Locate each line in the records containing "MsSsimArgs". Copy it.

Source data:
—————

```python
class PackArgs(C.Structure):
    _fields_ = [("w", _p), ("bias", _p), ("wpk", _p), ("bias_pk", _p),
                ("Cout", _i), ("Cin", _i), ("KH", _i), ("KW", _i),
                ("KinP", _i), ("CoutP", _i), ("dgrad", _i), ("ps_r", _i), ("dtype", _i), ("rows_layout", _i)]


class ConvArgs(C.Structure):
    _fields_ = [("x", _p), ("x_pitch", _i), ("x_coff", _i), ("x_ps", _i),
                ("N", _i), ("H", _i), ("W", _i), ("Cin", _i),
                ("wpk", _p), ("bias", _p), ("CoutP", _i), ("Cout", _i), ("KH", _i), ("KW", _i),
                ("relu", _i), ("scale", _f),
                ("res", _p), ("res_pitch", _i), ("res_coff", _i),
# ... 97 lines not shown
                ("dwp", _p), ("dbp", _p), ("nslabs", _i), ("dtype", _i), ("cout_real", _i)]


class WgradFinArgs(C.Structure):
    _fields_ = [("dwp", _p), ("dbp", _p), ("nslabs", _i), ("dw", _p), ("db", _p),
                ("Cout", _i), ("Cin", _i), ("KH", _i), ("KW", _i), ("CinP", _i), ("CoutP", _i),
                ("ps_r", _i), ("scale", _f), ("accumulate", _i)]


class ProjArgs(C.Structure):
    _fields_ = [("x", _p), ("x_pitch", _i), ("out", _p), ("out_pitch", _i), ("wpk", _p), ("bias", _p),
                ("N", _i), ("H", _i), ("W", _i), ("dtype", _i), ("slope", _p), ("slope_stride", _i), ("pre", _p), ("pre_pitch", _i)]


class ProjPackJob(C.Structure):
    _fields_ = [("w4", _p), ("wpk", _p)]


class ProjWgradArgs(C.Structure):
    _fields_ = [("xh", _p), ("xh_pitch", _i), ("g", _p), ("g_pitch", _i), ("scratch", _p), ("dw", _p), ("accumulate", _i),
                ("N", _i), ("H", _i), ("W", _i), ("dtype", _i), ("db", _p), ("bias_side", _i), ("db_accumulate", _i)]


class UnfoldArgs(C.Structure):
    _fields_ = [("x", _p), ("sub", _p), ("dst", _p), ("dst_pitch", _i), ("dst_coff", _i),
                ("N", _i), ("Cin", _i), ("H", _i), ("W", _i), ("KH", _i), ("KW", _i), ("Kstore", _i), ("dtype", _i)]


class ToNhwcArgs(C.Structure):
    _fields_ = [("src", _p), ("dst", _p), ("dst_pitch", _i), ("dst_coff", _i),
                ("N", _i), ("C", _i), ("H", _i), ("W", _i), ("Cstore", _i), ("ps_r", _i), ("scale", _f), ("dtype", _i)]


class ToNchwArgs(C.Structure):
    _fields_ = [("src", _p), ("src_pitch", _i), ("src_coff", _i), ("dst", _p),
                ("N", _i), ("C", _i), ("H", _i), ("W", _i), ("dtype", _i)]


class CaPoolArgs(C.Structure):
    _fields_ = [("t", _p), ("t_pitch", _i), ("t_coff", _i), ("u", _p), ("u_pitch", _i), ("u_coff", _i),
                ("sums", _p), ("N", _i), ("HW", _i), ("C", _i), ("dtype", _i)]


class CaApplyArgs(C.Structure):
    _fields_ = [("t", _p), ("t_pitch", _i), ("t_coff", _i), ("res", _p), ("res_pitch", _i), ("res_coff", _i),
                ("sums", _p), ("w1", _p), ("b1", _p), ("w2", _p), ("b2", _p), ("s_out", _p), ("z_out", _p),
                ("out", _p), ("out_pitch", _i), ("out_coff", _i),
                ("N", _i), ("HW", _i), ("C", _i), ("Cr", _i), ("dtype", _i), ("sums_rows", _i)]


class CaBwdArgs(C.Structure):
    _fields_ = [("g", _p), ("g_pitch", _i), ("g_coff", _i), ("gsum", _p), ("sums", _p), ("s", _p), ("z", _p),
                ("w1", _p), ("w2", _p), ("dw1", _p), ("db1", _p), ("dw2", _p), ("db2", _p),
                ("gt", _p), ("gt_pitch", _i), ("gt_coff", _i),
                ("N", _i), ("HW", _i), ("C", _i), ("Cr", _i), ("dtype", _i), ("sums_rows", _i), ("gsum_rows", _i)]


class PatchDesc(C.Structure):
    _fields_ = [("lr", _p), ("hr", _p), ("lr_h", _i), ("lr_w", _i), ("hr_h", _i), ("hr_w", _i),
                ("top", _i), ("left", _i), ("rot", _i), ("hflip", _i), ("vflip", _i)]


class PatchArgs(C.Structure):
    _fields_ = [("table", _p), ("N", _i), ("C", _i), ("patch_lr", _i), ("scale", _i), ("lr_out", _p), ("hr_out", _p)]


class SseArgs(C.Structure):
    _fields_ = [("sr", _p), ("hr", _p), ("N", _i), ("C", _i), ("H", _i), ("W", _i), ("luma", _i), ("shave", _i), ("sse", _p)]


class SsimArgs(C.Structure):
    _fields_ = [("x", _p), ("y", _p), ("N", _i), ("C", _i), ("H", _i), ("W", _i), ("pool", _i),
                ("sigma", _f), ("k1", _f), ("k2", _f), ("sums", _p)]


class MsSsimArgs(C.Structure):
    _fields_ = [("x", _p), ("y", _p), ("workspace", _p), ("partials", _p), ("out", _p), ("N", _i), ("C", _i), ("H", _i), ("W", _i),
                ("sigma", _f), ("k1", _f), ("k2", _f), ("w0", _f), ("w1", _f), ("w2", _f), ("w3", _f), ("w4", _f)]


class L1Args(C.Structure):
    _fields_ = [("sr", _p), ("hr", _p), ("n", C.c_longlong), ("sign", _p), ("partial", _p), ("gout", _p),
                ("scale", _f), ("grad", _p)]


class FlipArgs(C.Structure):
    _fields_ = [("sr", _p), ("hr", _p), ("N", _i), ("H", _i), ("W", _i), ("table", _p), ("partial", _p), ("err", _p), ("adj", _p),
                ("gout", _p), ("scale", _f), ("grad", _p)]


class HaarpsiArgs(C.Structure):
    _fields_ = [("sr", _p), ("hr", _p), ("N", _i), ("C", _i), ("H", _i), ("W", _i), ("partial", _p), ("planes", _p), ("stats", _p), ("loss", _p),
                ("index", _p), ("gout", _p), ("grad", _p)]


class SsimLossArgs(C.Structure):
    _fields_ = [("sr", _p), ("hr", _p), ("N", _i), ("C", _i), ("H", _i), ("W", _i), ("partial", _p), ("loss", _p), ("gout", _p),
                ("grad", _p)]


class GmsdArgs(C.Structure):
    _fields_ = [("sr", _p), ("hr", _p), ("N", _i), ("C", _i), ("H", _i), ("W", _i), ("partial", _p), ("stats", _p), ("loss", _p),
                ("gout", _p), ("grad", _p)]


class MsSsimLossArgs(C.Structure):
    _fields_ = [("sr", _p), ("hr", _p), ("N", _i), ("C", _i), ("H", _i), ("W", _i), ("workspace", _p), ("partials", _p), ("table", _p),
                ("loss", _p), ("gout", _p), ("gwork", _p), ("grad", _p)]


class UnfoldNhwcArgs(C.Structure):
    _fields_ = [("x", _p), ("x_pitch", _i), ("x_coff", _i), ("cols", _p), ("cols_pitch", _i),
                ("N", _i), ("H", _i), ("W", _i), ("C", _i), ("K", _i), ("stride", _i), ("pad", _i), ("Ho", _i), ("Wo", _i), ("dtype", _i)]


class FoldNhwcArgs(C.Structure):
    _fields_ = [("cols", _p), ("cols_pitch", _i), ("bias", _p), ("out", _p), ("out_pitch", _i), ("out_coff", _i),
                ("N", _i), ("Hi", _i), ("Wi", _i), ("C", _i), ("K", _i), ("stride", _i), ("pad", _i), ("Ho", _i), ("Wo", _i), ("dtype", _i)]


class ChanStatsArgs(C.Structure):
    _fields_ = [("x", _p), ("x_pitch", _i), ("x_coff", _i), ("y", _p), ("y_pitch", _i), ("y_coff", _i),
                ("P", C.c_longlong), ("C", _i), ("mode", _i), ("partial", _p), ("dtype", _i), ("shift", _p), ("shift_out", _p),
                ("gate_out", _p), ("gate_pitch", _i), ("slope", _p), ("slope_stride", _i),
                ("gate_a", _p), ("gate_d", _p), ("partial2", _p)]


class ChanApplyArgs(C.Structure):
    _fields_ = [("x", _p), ("x_pitch", _i), ("x_coff", _i), ("y", _p), ("y_pitch", _i), ("y_coff", _i),
                ("z", _p), ("z_pitch", _i), ("z_coff", _i), ("a", _p), ("b", _p), ("d", _p),
                ("slope", _p), ("slope_stride", _i), ("post_prelu", _i), ("out", _p), ("out_pitch", _i), ("out_coff", _i),
                ("P", C.c_longlong), ("C", _i), ("dtype", _i), ("gate_a", _p), ("gate_d", _p)]


class HrTailArgs(C.Structure):
    _fields_ = [("wt", _p), ("bt", _p), ("wu", _p), ("bu", _p), ("O", _i), ("C", _i), ("Ci", _i),
                ("weff", _p), ("beff", _p), ("wedge", _p), ("bedge", _p), ("wcor", _p), ("bcor", _p),
                ("x", _p), ("x_pitch", _i), ("N", _i), ("H", _i), ("W", _i), ("dtype", _i),
                ("out", _p), ("g", _p), ("dx", _p), ("dx_pitch", _i),
                ("eedge", _p), ("e0", _p), ("ecor", _p), ("k0", _p), ("scratch", _p),
                ("r", _p), ("r0", _p), ("dwt", _p), ("dbt", _p), ("dwu", _p), ("dbu", _p)]


class TileDesc(C.Structure):
    _fields_ = [("y0", _i), ("x0", _i), ("id", _i), ("oy", _i), ("ox", _i), ("oh", _i), ("ow", _i), ("pad_", _i)]


class TileArgs(C.Structure):
    _fields_ = [("src", _p), ("dst", _p), ("table", _p), ("N", _i), ("C", _i), ("H", _i), ("W", _i), ("th", _i), ("tw", _i),
                ("scale", _i), ("max_oh", _i), ("max_ow", _i), ("accumulate", _i), ("weight", _f)]


LAUNCHERS = {
    "srk_pack_conv_weights": PackArgs,
    "srk_conv2d": ConvArgs,
    "srk_conv_pair": ConvPairArgs,
    "srk_pw_pack": PwPackArgs,
    "srk_pw_forward": PwArgs,
    "srk_pw_backward": PwBwdArgs,
    "srk_pw_wgrad": PwWgradArgs,
    "srk_adam_step": AdamArgs,
    "srk_ranger_step": RangerArgs,
    "srk_sgd_step": SgdArgs,
    "srk_rmsprop_step": RmspropArgs,
    "srk_chan_finalize": ChanFinalizeArgs,
    "srk_conv2d_wgrad": WgradArgs,
    "srk_wgrad_finalize": WgradFinArgs,
    "srk_unfold_nchw": UnfoldArgs,
    "srk_nchw_to_nhwc": ToNhwcArgs,
    "srk_nhwc_to_nchw": ToNchwArgs,
    "srk_ca_pool": CaPoolArgs,
    "srk_ca_apply": CaApplyArgs,
    "srk_ca_bwd_apply": CaBwdArgs,
    "srk_sample_patches": PatchArgs,
    "srk_image_sse": SseArgs,
    "srk_image_ssim": SsimArgs,
    "srk_ms_ssim": MsSsimArgs,
    "srk_l1_loss_fwd": L1Args,
    "srk_l1_loss_bwd": L1Args,
    "srk_flip_fwd": FlipArgs,
    "srk_flip_bwd": FlipArgs,
    "srk_haarpsi_fwd": HaarpsiArgs,
    "srk_haarpsi_finalize": HaarpsiArgs,
    "srk_haarpsi_bwd": HaarpsiArgs,
    "srk_ssim_loss_fwd": SsimLossArgs,
    "srk_ssim_loss_finalize": SsimLossArgs,
    "srk_ssim_loss_bwd": SsimLossArgs,
    "srk_ms_ssim_loss_fwd": MsSsimLossArgs,
    "srk_ms_ssim_loss_finalize": MsSsimLossArgs,
    "srk_ms_ssim_loss_bwd": MsSsimLossArgs,
    "srk_gmsd_fwd": GmsdArgs,
    "srk_gmsd_finalize": GmsdArgs,
    "srk_gmsd_bwd": GmsdArgs,
    "srk_unfold_nhwc": UnfoldNhwcArgs,
    "srk_fold_nhwc": FoldNhwcArgs,
    "srk_chan_stats": ChanStatsArgs,
    "srk_chan_apply": ChanApplyArgs,
    "srk_proj_down": ProjArgs,
    "srk_proj_up": ProjArgs,
    "srk_proj_wgrad": ProjWgradArgs,
    "srk_hrtail_collapse": HrTailArgs,
    "srk_hrtail_edge_fwd": HrTailArgs,
    "srk_hrtail_edge_bwd_x": HrTailArgs,
    "srk_hrtail_edge_bwd_w": HrTailArgs,
    "srk_hrtail_expand": HrTailArgs,
    "srk_tile_gather": TileArgs,
    "srk_tile_place": TileArgs,
}
OTHER_SYMBOLS = ("srk_conv_tile", "srk_last_error", "srk_version", "srk_device_cus", "srk_wgrad_slabs",
                 "srk_pack_conv_weights_group", "srk_l1_blocks", "srk_wgrad_group_ok", "srk_wgrad_group_job_bytes",
                 "srk_wgrad_group_plan", "srk_conv2d_wgrad_group", "srk_wgrad_finalize_group", "srk_upload_small", "srk_upload_prepare", "srk_upload_eager", "srk_upload_fence", "srk_ca_splits", "srk_chan_stats_blocks",
                 "srk_conv_pair_tiles", "srk_rowsum_group", "srk_pw_shape_ok", "srk_pw_pack_bytes", "srk_pw_pack_group", "srk_weight_norm_group", "srk_pw_wgrad_ranges", "srk_l1_loss_mean", "srk_chan_stats_finalize", "srk_pack_group_tiles", "srk_pack_conv_weights_group_tiled",
                 "srk_proj_pack", "srk_proj_pack_bytes", "srk_proj_wgrad_scratch_floats", "srk_proj_pack_group", "srk_wgrad_slab_cout",
                 "srk_hrtail_scratch_floats", "srk_adam_step_scaled", "srk_adam_check_scaled", "srk_adam_update_scaled", "srk_loss_scale_update", "srk_conv_bits_ok",
                 "srk_ranger_step_scaled", "srk_ranger_check_scaled", "srk_ranger_update_scaled",
                 "srk_sgd_step_scaled", "srk_sgd_check_scaled", "srk_sgd_update_scaled",
                 "srk_rmsprop_step_scaled", "srk_rmsprop_check_scaled", "srk_rmsprop_update_scaled",
                 "srk_conv_trunk", "srk_conv_trunk_ok", "srk_flip_blocks", "srk_flip_mean",
                 "srk_ms_ssim_workspace_bytes", "srk_ms_ssim_tiles", "srk_haarpsi_tiles", "srk_ssim_loss_tiles",
                 "srk_ms_ssim_loss_workspace_bytes", "srk_ms_ssim_loss_tiles", "srk_gmsd_tiles")

_lib = None


def load():
    global _lib
    if _lib is not None:
        return _lib
    if not os.path.exists(LIB_PATH):
        raise RuntimeError(
            f"{LIB_PATH} is missing: build it with `python __graft_entry__.py` "
            "(hipcc --offload-arch=gfx950).  There is no CPU fallback for the HIP path.")
    lib = C.CDLL(LIB_PATH)
    older = bool(os.environ.get("SRK_LIB_PATH"))

    class _Absent:
        def __init__(self, name):
            self.name = name
            self.argtypes = self.restype = None

        def __call__(self, *a, **k):
            raise RuntimeError(f"{self.name} is not exported by {LIB_PATH} (an older build loaded through SRK_LIB_PATH)")

    if older:
        for name in list(LAUNCHERS) + list(OTHER_SYMBOLS):
            if not hasattr(lib, name):
                setattr(lib, name, _Absent(name))
    for name, st in LAUNCHERS.items():
        fn = getattr(lib, name)
        fn.argtypes = [C.POINTER(st), C.c_void_p]
        fn.restype = C.c_int
    lib.srk_conv_tile.argtypes = [C.c_int]
    lib.srk_conv_tile.restype = C.c_int
    lib.srk_conv_pair_tiles.argtypes = [C.c_int, C.c_int, C.c_int]
    lib.srk_conv_pair_tiles.restype = C.c_int
    lib.srk_wgrad_slabs.argtypes = [C.POINTER(WgradArgs)]
    lib.srk_wgrad_slabs.restype = C.c_int
    lib.srk_wgrad_slab_cout.argtypes = [C.POINTER(WgradArgs)]
    lib.srk_wgrad_slab_cout.restype = C.c_int
    lib.srk_pack_conv_weights_group.argtypes = [C.c_void_p, C.c_int, C.c_void_p]
    lib.srk_pack_conv_weights_group.restype = C.c_int
    lib.srk_pack_group_tiles.argtypes = [C.c_void_p, C.c_int, C.c_void_p]
# ... 123 lines not shown
```

sr-pytorch-lightning_amd/csrc/data.hip:

```cpp
#include "srk_common.h"

namespace {

__device__ __forceinline__ void src_of(int y, int x, int S, int rot, int hf, int vf, int& i, int& j) {
  if (vf) y = S - 1 - y;
  if (hf) x = S - 1 - x;
  switch (rot & 3) {
    case 0: i = y; j = x; break;
    case 1: i = x; j = S - 1 - y; break;
    case 2: i = S - 1 - y; j = S - 1 - x; break;
    default: i = S - 1 - x; j = y; break;
  }
}

__global__ __launch_bounds__(256) void patch_kernel(const srk_patch_args a) {
  const int n = blockIdx.y;
  const srk_patch_desc d = a.table[n];
  const int pl = a.patch_lr, ph = a.patch_lr * a.scale;
  const int npl = pl * pl, nph = ph * ph;
  for (int t = blockIdx.x * blockDim.x + threadIdx.x; t < npl + nph; t += gridDim.x * blockDim.x) {
    const bool is_hr = t >= npl;
    const int q = is_hr ? t - npl : t;
    const int S = is_hr ? ph : pl;
    const int y = q / S, x = q - y * S;
// ... 101 lines not shown
#pragma unroll
    for (int k = 0; k < 11; ++k) {
      const float w = g[k];
#pragma unroll
      for (int q = 0; q < 5; ++q) m[q] += w * Hm[q][r + k][c];
    }
    const float c1 = a.k1 * a.k1, c2 = a.k2 * a.k2;
    const float sxx = m[2] - m[0] * m[0], syy = m[3] - m[1] * m[1], sxy = m[4] - m[0] * m[1];
    const float cs = (2.f * sxy + c2) / (sxx + syy + c2);
    const float ss = (2.f * m[0] * m[1] + c1) / (m[0] * m[0] + m[1] * m[1] + c1) * cs;
    acc = (double)ss;
  }
#pragma unroll
  for (int off = 32; off > 0; off >>= 1) acc += __shfl_down(acc, off, 64);
  if ((tid & 63) == 0) red[tid >> 6] = acc;
  __syncthreads();
  if (tid == 0) atomicAdd(a.sums + plane, red[0] + red[1] + red[2] + red[3]);
}
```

—————

## REPLY TO THE TASK
class MsSsimArgs(C.Structure):
    "srk_ms_ssim": MsSsimArgs,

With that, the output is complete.